▶ _WHAT NEEDS TO BE DONE_
Below are some entries. Count the lines where "bool" appears and state only that number.

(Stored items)
template <bool WIDE, bool SPLIT_OUT, int C2 = 0, int C1 = 0, int IN = 0>
__global__ __launch_bounds__(512, 1) void cifar_stage0_x3_kernel(
    s0_input_t<IN> x, float* __restrict__ out, const bf16_t* __restrict__ w1h,
    const bf16_t* __restrict__ w1l, const float* __restrict__ b1, const bf16_t* __restrict__ w2h,
    const bf16_t* __restrict__ w2l, const float* __restrict__ b2, int B) {
  static_assert(IN == 0 || C1 == 1, "uint8 input exists in the K = 32 producer only");
  constexpr int LDS_BYTES = lds_bytes<C1>();
  __shared__ __attribute__((aligned(16))) char smem[LDS_BYTES + (IN ? TAB_BYTES : 0)];
  const int tid = threadIdx.x, lane = tid & 63;
  const int wave = __builtin_amdgcn_readfirstlane(tid >> 6);
  const bool producer = wave < 4;
  const int rw = wave & 3;
  const int rt = tid & 255;
  const int h = lane >> 5, r32 = lane & 31;
  const int n = B > (int)blockIdx.x ? (B - 1 - (int)blockIdx.x) / (int)gridDim.x + 1 : 0;

  for (int i = tid; i < LDS_BYTES / 16; i += 512) reinterpret_cast<uint4*>(smem)[i] = make_uint4(0, 0, 0, 0);
  if constexpr (IN == 1)
    for (int i = tid; i < TAB_BYTES / 4; i += 512) reinterpret_cast<uint32_t*>(smem + LDS_BYTES)[i] = x.table[i];

  __syncthreads();

  if (producer) {
    const float bias = b1[r32];
    asm volatile("" ::"v"(bias));
    const int q = ((r32 & 1) ? 2 : 0) + ((r32 & 2) ? 1 : 0);
    const int cb = r32 & ~3;

    auto conv1_store = [&](const float (&v)[4], int Y0, int X0, int k) {
      const bool odd = r32 & 1;
      const int s0 = __float_as_int(odd ? v[0] : v[2]), s1 = __float_as_int(odd ? v[1] : v[3]);
      const float r0 = __int_as_float(dpp_xor1(s0)), r1 = __int_as_float(dpp_xor1(s1));
      uint32_t u0h, u0l, u1h, u1l;
      if (!odd) {
        split2<true>(v[0], r0, u0h, u0l);
        split2<true>(v[1], r1, u1h, u1l);
      } else {
        split2<true>(r0, v[2], u0h, u0l);
        split2<true>(r1, v[3], u1h, u1l);
      }
      const bool hi2 = r32 & 2;
      const uint32_t rch = (uint32_t)dpp_xor2((int)(hi2 ? u0h : u1h));
      const uint32_t rcl = (uint32_t)dpp_xor2((int)(hi2 ? u0l : u1l));
      const uint32_t mh = hi2 ? u1h : u0h, ml = hi2 ? u1l : u0l;
      uint2 wh, wl;
      wh.x = hi2 ? rch : mh;
      wh.y = hi2 ? mh : rch;
      wl.x = hi2 ? rcl : ml;
      wl.y = hi2 ? ml : rcl;
      const int Y = Y0 + (q >> 1), X = X0 + (q & 1);
      const int o = (Y * 18 + X) * 64 + ((((cb >> 3) ^ a1_swz<C2>(Y))) << 4) + (cb & 7) * 2;
      *reinterpret_cast<uint2*>(smem + a1_off<C1>(k, 0) + o) = wh;
      *reinterpret_cast<uint2*>(smem + a1_off<C1>(k, 1) + o) = wl;
    };
    auto produce = [&](auto&& load_img, auto&& stage_img, auto&& conv1_img) {
      if (n > 0) {
        load_img(0);
        stage_img(0);
        if (n > 1) load_img(1);
      }
      __syncthreads();
      for (int it = 0; it <= n; ++it) {
        if (it < n) {
          conv1_img(it);
          if (it + 1 < n) {
            stage_img(it + 1);
            if (it + 2 < n) load_img(it + 2);
          }
        }
        __syncthreads();
      }
    };

    if constexpr (C1 == 0 && IN == 0) {
      bf16x8 w1hf[3], w1lf[3];
#pragma unroll
      for (int s = 0; s < 3; ++s) {
        w1hf[s] = *reinterpret_cast<const bf16x8*>(w1h + r32 * 48 + s * 16 + h * 8);
        w1lf[s] = *reinterpret_cast<const bf16x8*>(w1l + r32 * 48 + s * 16 + h * 8);
      }
      resident_fence(w1hf);
      resident_fence(w1lf);

      float pf[4][3];
      auto load_img = [&](int k) {
        const float* xb = x + (size_t)(blockIdx.x + (size_t)k * gridDim.x) * 3072;
#pragma unroll
        for (int i = 0; i < 4; ++i)
#pragma unroll
          for (int c = 0; c < 3; ++c) pf[i][c] = xb[c * 1024 + rt + 256 * i];
      };
      auto stage_img = [&](int k) {
        char* xh = smem + xin_off<C1>(k, 0);
        char* xl = smem + xin_off<C1>(k, 1);
#pragma unroll
        for (int i = 0; i < 4; ++i) {
          const int p = rt + 256 * i, yy = p >> 5, xx = p & 31;
          uint2 vh, vl;
          split2<true>(pf[i][0], pf[i][1], vh.x, vl.x);
          split2<true>(pf[i][2], 0.f, vh.y, vl.y);
          const int o = ((yy + 1) * XW + xx + 1) * 8;
          *reinterpret_cast<uint2*>(xh + o) = vh;
          *reinterpret_cast<uint2*>(xl + o) = vl;
        }
      };
      const int c1_lane = ((r32 >> 3) * XW + (r32 & 7) + 2 * h) * 8;

      auto conv1_epi = [&](int t, const f32x16& acc, int k) {
        const int ty = t >> 2, tx = t & 3;
        float v[4];
#pragma unroll
        for (int qy = 0; qy < 2; ++qy)
#pragma unroll
          for (int qx = 0; qx < 2; ++qx) {
            const int g0 = (2 * qy) * 4 + 2 * qx;
            v[qy * 2 + qx] =
                fmaxf(fmax_nan(fmax_nan(acc[g0], acc[g0 + 1]), fmax_nan(acc[g0 + 4], acc[g0 + 5])) + bias, 0.f);
          }
        conv1_store(v, 2 * ty + 1, 4 * tx + 2 * h + 1, k);
      };
      auto frag = [&](const char* p) {
        const uint2 a = *reinterpret_cast<const uint2*>(p);
        const uint2 b = *reinterpret_cast<const uint2*>(p + 8);
        return __builtin_bit_cast(bf16x8, make_uint4(a.x, a.y, b.x, b.y));
      };
      auto conv1_pair = [&](int ta, int tb, int k) {
        const char* xh = smem + xin_off<C1>(k, 0);
        const int oa = c1_lane + ((4 * (ta >> 2)) * XW + 8 * (ta & 3)) * 8;
        const int ob = c1_lane + ((4 * (tb >> 2)) * XW + 8 * (tb & 3)) * 8;
        bf16x8 fah[3], fal[3], fbh[3], fbl[3];
#pragma unroll
        for (int s = 0; s < 3; ++s) {
          fah[s] = frag(xh + oa + s * XW * 8);
          fbh[s] = frag(xh + ob + s * XW * 8);
          fal[s] = frag(xh + XPL + oa + s * XW * 8);
          fbl[s] = frag(xh + XPL + ob + s * XW * 8);
        }
        f32x16 acca = {}, accb = {};
#pragma unroll
        for (int s = 0; s < 3; ++s) {
          acca = __builtin_amdgcn_mfma_f32_32x32x16_bf16(fah[s], w1hf[s], acca, 0, 0, 0);
          accb = __builtin_amdgcn_mfma_f32_32x32x16_bf16(fbh[s], w1hf[s], accb, 0, 0, 0);
          acca = __builtin_amdgcn_mfma_f32_32x32x16_bf16(fah[s], w1lf[s], acca, 0, 0, 0);
          accb = __builtin_amdgcn_mfma_f32_32x32x16_bf16(fbh[s], w1lf[s], accb, 0, 0, 0);
          acca = __builtin_amdgcn_mfma_f32_32x32x16_bf16(fal[s], w1hf[s], acca, 0, 0, 0);
          accb = __builtin_amdgcn_mfma_f32_32x32x16_bf16(fbl[s], w1hf[s], accb, 0, 0, 0);
        }
        conv1_epi(ta, acca, k);
        conv1_epi(tb, accb, k);
      };
      produce(load_img, stage_img, [&](int it) {
#pragma unroll 1
        for (int t = rw; t < 32; t += 8) conv1_pair(t, t + 4, it);
      });
    } else if constexpr (C1 == 1) {
      bf16x8 w1hf[2][2], w1lf[2][2];
#pragma unroll
      for (int par = 0; par < 2; ++par)
#pragma unroll
        for (int s = 0; s < 2; ++s) {
          w1hf[par][s] = *reinterpret_cast<const bf16x8*>(w1h + par * 1024 + r32 * 32 + s * 16 + h * 8);
          w1lf[par][s] = *reinterpret_cast<const bf16x8*>(w1l + par * 1024 + r32 * 32 + s * 16 + h * 8);
        }
      resident_fence(w1hf[0]);
      resident_fence(w1hf[1]);
      resident_fence(w1lf[0]);
      resident_fence(w1lf[1]);

      const int sj = rt & 7, r5 = rt >> 3;
      const int sy = (r5 & ~3) | ((r5 & 1) << 1) | ((r5 >> 1) & 1);
      std::conditional_t<IN == 1, uint32_t, float4> pf[3];
      auto load_img = [&](int k) {
        if constexpr (IN == 1) {
          const unsigned char* xb = x.x + (size_t)(blockIdx.x + (size_t)k * gridDim.x) * 3072 + sy * 96 + sj * 12;
#pragma unroll
          for (int c = 0; c < 3; ++c) pf[c] = *reinterpret_cast<const uint32_t*>(xb + 4 * c);
        } else {
          const float* xb = x + (size_t)(blockIdx.x + (size_t)k * gridDim.x) * 3072 + sy * 32 + sj * 4;
#pragma unroll
          for (int c = 0; c < 3; ++c) pf[c] = *reinterpret_cast<const float4*>(xb + c * 1024);
        }
      };
      auto stage_img = [&](int k) {
        const int o = (sy + 1) * XP32 + 8 + 24 * sj;
        char* xh = smem + xin_off<C1>(k, 0) + o;
        char* xl = smem + xin_off<C1>(k, 1) + o;
        uint2 vh[3], vl[3];
        if constexpr (IN == 1) {
          const char* tab = smem + LDS_BYTES;
          uint32_t e[12];
#pragma unroll
          for (int i = 0; i < 12; ++i)
            e[i] = *reinterpret_cast<const uint32_t*>(tab + (i % 3) * 1024 + ((pf[i >> 2] >> (8 * (i & 3))) & 0xffu) * 4);
          uint32_t ph[6], pl[6];
#pragma unroll
          for (int i = 0; i < 6; ++i) {
            ph[i] = __builtin_amdgcn_perm(e[2 * i + 1], e[2 * i], 0x05040100u);
            pl[i] = __builtin_amdgcn_perm(e[2 * i + 1], e[2 * i], 0x07060302u);
          }
#pragma unroll
          for (int i = 0; i < 3; ++i) {
            vh[i] = make_uint2(ph[2 * i], ph[2 * i + 1]);
            vl[i] = make_uint2(pl[2 * i], pl[2 * i + 1]);
          }
        } else {
          split2<true>(pf[0].x, pf[1].x, vh[0].x, vl[0].x);
          split2<true>(pf[2].x, pf[0].y, vh[0].y, vl[0].y);
          split2<true>(pf[1].y, pf[2].y, vh[1].x, vl[1].x);
          split2<true>(pf[0].z, pf[1].z, vh[1].y, vl[1].y);
          split2<true>(pf[2].z, pf[0].w, vh[2].x, vl[2].x);
          split2<true>(pf[1].w, pf[2].w, vh[2].y, vl[2].y);
        }
#pragma unroll
        for (int i = 0; i < 3; ++i) {
          *reinterpret_cast<uint2*>(xh + 8 * i) = vh[i];
          *reinterpret_cast<uint2*>(xl + 8 * i) = vl[i];
        }
      };
      const int rr = r32 >> 3, cc = r32 & 7;
      const int l0 = (rr + 2 * h) * XP32 + 12 * cc;
      int l1[4];
#pragma unroll
      for (int i = 0; i < 4; ++i)
        l1[i] = h ? (rr + (i < 2 ? i : 2)) * XP32 + 12 * cc + 16 : (rr + 1) * XP32 + 12 * cc + 4 * i;
      auto ld32 = [&](const char* p) { return *reinterpret_cast<const uint32_t*>(p); };
      auto conv1_pair = [&](int tp, int k) {
        const int ty = tp >> 1, tx2 = tp & 1;
        const char* xh = smem + xin_off<C1>(k, 0) + 4 * ty * XP32 + 96 * tx2;
        bf16x8 f[2][2][2];
#pragma unroll
        for (int par = 0; par < 2; ++par)
#pragma unroll
          for (int pl = 0; pl < 2; ++pl) {
            const char* p = xh + pl * XPL32 + 8 * par;
            f[par][pl][0] = __builtin_bit_cast(
                bf16x8, make_uint4(ld32(p + l0), ld32(p + l0 + 4), ld32(p + l0 + 8), ld32(p + l0 + 12)));
            f[par][pl][1] = __builtin_bit_cast(
                bf16x8, make_uint4(ld32(p + l1[0]), ld32(p + l1[1]), ld32(p + l1[2]), ld32(p + l1[3])));
          }
        f32x16 acca = {}, accb = {};
#pragma unroll
        for (int s = 0; s < 2; ++s) {
          acca = __builtin_amdgcn_mfma_f32_32x32x16_bf16(f[0][0][s], w1hf[0][s], acca, 0, 0, 0);
          accb = __builtin_amdgcn_mfma_f32_32x32x16_bf16(f[1][0][s], w1hf[1][s], accb, 0, 0, 0);
          acca = __builtin_amdgcn_mfma_f32_32x32x16_bf16(f[0][0][s], w1lf[0][s], acca, 0, 0, 0);
          accb = __builtin_amdgcn_mfma_f32_32x32x16_bf16(f[1][0][s], w1lf[1][s], accb, 0, 0, 0);
          acca = __builtin_amdgcn_mfma_f32_32x32x16_bf16(f[0][1][s], w1hf[0][s], acca, 0, 0, 0);
          accb = __builtin_amdgcn_mfma_f32_32x32x16_bf16(f[1][1][s], w1hf[1][s], accb, 0, 0, 0);
        }
#pragma unroll
        for (int e = 0; e < 2; ++e) {
          float v[4];
#pragma unroll
          for (int qy = 0; qy < 2; ++qy)
#pragma unroll
            for (int qx = 0; qx < 2; ++qx) {
              const int g = 8 * qy + 2 * e + qx;
              v[qy * 2 + qx] =
                  fmaxf(fmax_nan(fmax_nan(acca[g], accb[g]), fmax_nan(acca[g + 4], accb[g + 4])) + bias, 0.f);
            }
          conv1_store(v, 2 * ty + 1, 8 * tx2 + 4 * h + 2 * e + 1, k);
        }
      };
      produce(load_img, stage_img, [&](int it) {
#pragma unroll 1
        for (int tp = rw; tp < 16; tp += 4) conv1_pair(tp, it);
      });
    }
  } else if constexpr (C2 != 0) {
    const int m = lane & 15, q16 = lane >> 4, y1 = q16 >> 1, x1 = q16 & 1;
    const int oc = (rw & 1) * 32 + m;
    bf16x8 w2hf[2][9], w2lf[2][9];
#pragma unroll
    for (int nt = 0; nt < 2; ++nt)
#pragma unroll
      for (int tap = 0; tap < 9; ++tap) {
        w2hf[nt][tap] = *reinterpret_cast<const bf16x8*>(w2h + (oc + 16 * nt) * 288 + tap * 32 + q16 * 8);
        w2lf[nt][tap] = *reinterpret_cast<const bf16x8*>(w2l + (oc + 16 * nt) * 288 + tap * 32 + q16 * 8);
      }
    const float bias0 = b2[oc], bias1 = b2[oc + 16];
    resident_fence(w2hf[0]);
    resident_fence(w2hf[1]);
    resident_fence(w2lf[0]);
    resident_fence(w2lf[1]);
    asm volatile("" ::"v"(bias0), "v"(bias1));
    const int py = 2 * (m >> 3) + ((m >> 1) & 1), px = 2 * ((m >> 2) & 1) + (m & 1);
    uint32_t lb[2];
#pragma unroll
    for (int kyp = 0; kyp < 2; ++kyp) lb[kyp] = (uint32_t)((py * 18 + px) * 64 + ((q16 ^ a1_swz<C2>(py + kyp)) << 4));

    auto conv2_img = [&](int k) {
      float* img = out + (size_t)(blockIdx.x + (size_t)k * gridDim.x) * 4096;
      const uint32_t plane = (uint32_t)(uintptr_t)(smem + a1_off<C1>(k, 0));
#pragma unroll 1
      for (int p = 0; p < 2; ++p) {
        const int ty2 = (rw >> 1) * 2 + p;
        const uint32_t rb = plane + ty2 * 4 * 18 * 64;
        const uint32_t b[2] = {rb + lb[0], rb + lb[1]};
        f32x4 acc[4][2];
#pragma unroll
        for (int mt = 0; mt < 4; ++mt) acc[mt][0] = acc[mt][1] = f32x4{};
        bf16x8 a0[4], a1[4];
        m16_issue<0>(b, a0);
        m16_step<0>(b, w2hf, w2lf, acc, a0, a1);
        m16_epilogue<SPLIT_OUT, 0>(acc, bias0, img, oc, 2 * ty2 + y1, x1);
        m16_epilogue<SPLIT_OUT, 1>(acc, bias1, img, oc + 16, 2 * ty2 + y1, x1);
      }
    };

    __syncthreads();
    for (int it = 0; it <= n; ++it) {
      if (it >= 1) conv2_img(it - 1);
      __syncthreads();
    }
  } else {
    const int oc2 = (rw & 1) * 32 + r32;
    bf16x8 w2hf[18], w2lf[18];
#pragma unroll
    for (int s = 0; s < 18; ++s) {
      w2hf[s] = *reinterpret_cast<const bf16x8*>(w2h + oc2 * 288 + s * 16 + h * 8);
      w2lf[s] = *reinterpret_cast<const bf16x8*>(w2l + oc2 * 288 + s * 16 + h * 8);
    }
    const float bias = b2[oc2];
    resident_fence(w2hf);
    resident_fence(w2lf);
    asm volatile("" ::"v"(bias));
    uint32_t lb[3][2];
#pragma unroll
    for (int ky = 0; ky < 3; ++ky)
#pragma unroll
      for (int par = 0; par < 2; ++par) {
        const int yr = (r32 >> 3) + ky;
        lb[ky][par] = (uint32_t)((yr * 18 + (r32 & 7)) * 64 + (((2 * par + h) ^ (yr & 3)) << 4));
      }

    auto conv2_img = [&](int k) {
      float* ob = out + (size_t)(blockIdx.x + (size_t)k * gridDim.x) * 4096 + oc2 * 64;
      const uint32_t plane = (uint32_t)(uintptr_t)(smem + a1_off<C1>(k, 0));
#pragma unroll 1
      for (int p = 0; p < 2; ++p) {
        const int ty2 = (rw >> 1) * 2 + p;
        const uint32_t rb = plane + ty2 * 4 * 18 * 64;
        uint32_t b[3][2];
#pragma unroll
        for (int ky = 0; ky < 3; ++ky)
#pragma unroll
          for (int par = 0; par < 2; ++par) b[ky][par] = rb + lb[ky][par];
        f32x16 acc[2] = {f32x16{}, f32x16{}};
        bf16x8 a0[4], a1[4];
        c2_issue<0>(b, a0);
        c2_step<0>(b, w2hf, w2lf, acc, a0, a1);
        if constexpr (WIDE) {
#pragma unroll
          for (int qy = 0; qy < 2; ++qy) {
            const int g0 = (2 * qy) * 4;
            float v[2][2];
#pragma unroll
            for (int i = 0; i < 2; ++i) {
              v[i][0] = fmaxf(fmax_nan(fmax_nan(acc[i][g0], acc[i][g0 + 1]), fmax_nan(acc[i][g0 + 4], acc[i][g0 + 5])) + bias, 0.f);
              v[i][1] = fmaxf(fmax_nan(fmax_nan(acc[i][g0 + 2], acc[i][g0 + 3]), fmax_nan(acc[i][g0 + 6], acc[i][g0 + 7])) + bias,
                              0.f);
            }
            const auto sx = __builtin_amdgcn_permlane32_swap(__float_as_uint(v[0][0]), __float_as_uint(v[1][0]), false,
                                                             false);
            const auto sy = __builtin_amdgcn_permlane32_swap(__float_as_uint(v[0][1]), __float_as_uint(v[1][1]), false,
                                                             false);
            const int PY = 2 * ty2 + qy;
            if constexpr (SPLIT_OUT) {
              uint2 hi, lo;
              split2<true>(__uint_as_float(sx[0]), __uint_as_float(sy[0]), hi.x, lo.x);
              split2<true>(__uint_as_float(sx[1]), __uint_as_float(sy[1]), hi.y, lo.y);
              char* bp = reinterpret_cast<char*>(ob - oc2 * 64) + (oc2 * 2 + (PY >> 2)) * 128 + ((PY & 3) * 8 + 4 * h) * 2;
              *reinterpret_cast<uint2*>(bp) = hi;
              *reinterpret_cast<uint2*>(bp + 64) = lo;
            } else {
              *reinterpret_cast<uint4*>(ob + PY * 8 + 4 * h) = make_uint4(sx[0], sy[0], sx[1], sy[1]);
            }
          }
        } else {
#pragma unroll
        for (int i = 0; i < 2; ++i) {
#pragma unroll
          for (int qy = 0; qy < 2; ++qy) {
            float2 pv;
            const int g0 = (2 * qy) * 4;
            pv.x = fmaxf(fmax_nan(fmax_nan(acc[i][g0], acc[i][g0 + 1]), fmax_nan(acc[i][g0 + 4], acc[i][g0 + 5])) + bias, 0.f);
            pv.y = fmaxf(fmax_nan(fmax_nan(acc[i][g0 + 2], acc[i][g0 + 3]), fmax_nan(acc[i][g0 + 6], acc[i][g0 + 7])) + bias,
                         0.f);
            const int PY = 2 * ty2 + qy, PX = 4 * i + 2 * h;
            if constexpr (SPLIT_OUT) {
              uint32_t hi, lo;
              split2<true>(pv.x, pv.y, hi, lo);
              char* bp = reinterpret_cast<char*>(ob - oc2 * 64) + (oc2 * 2 + (PY >> 2)) * 128 + ((PY & 3) * 8 + PX) * 2;
              *reinterpret_cast<uint32_t*>(bp) = hi;
              *reinterpret_cast<uint32_t*>(bp + 64) = lo;
            } else {
              *reinterpret_cast<float2*>(ob + PY * 8 + PX) = pv;
            }
          }
        }
        }
      }
    };

    __syncthreads();
    for (int it = 0; it <= n; ++it) {
      if (it >= 1) conv2_img(it - 1);
      __syncthreads();
    }
  }
}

▶ _SOLUTION TO THIS PROBLEM_
4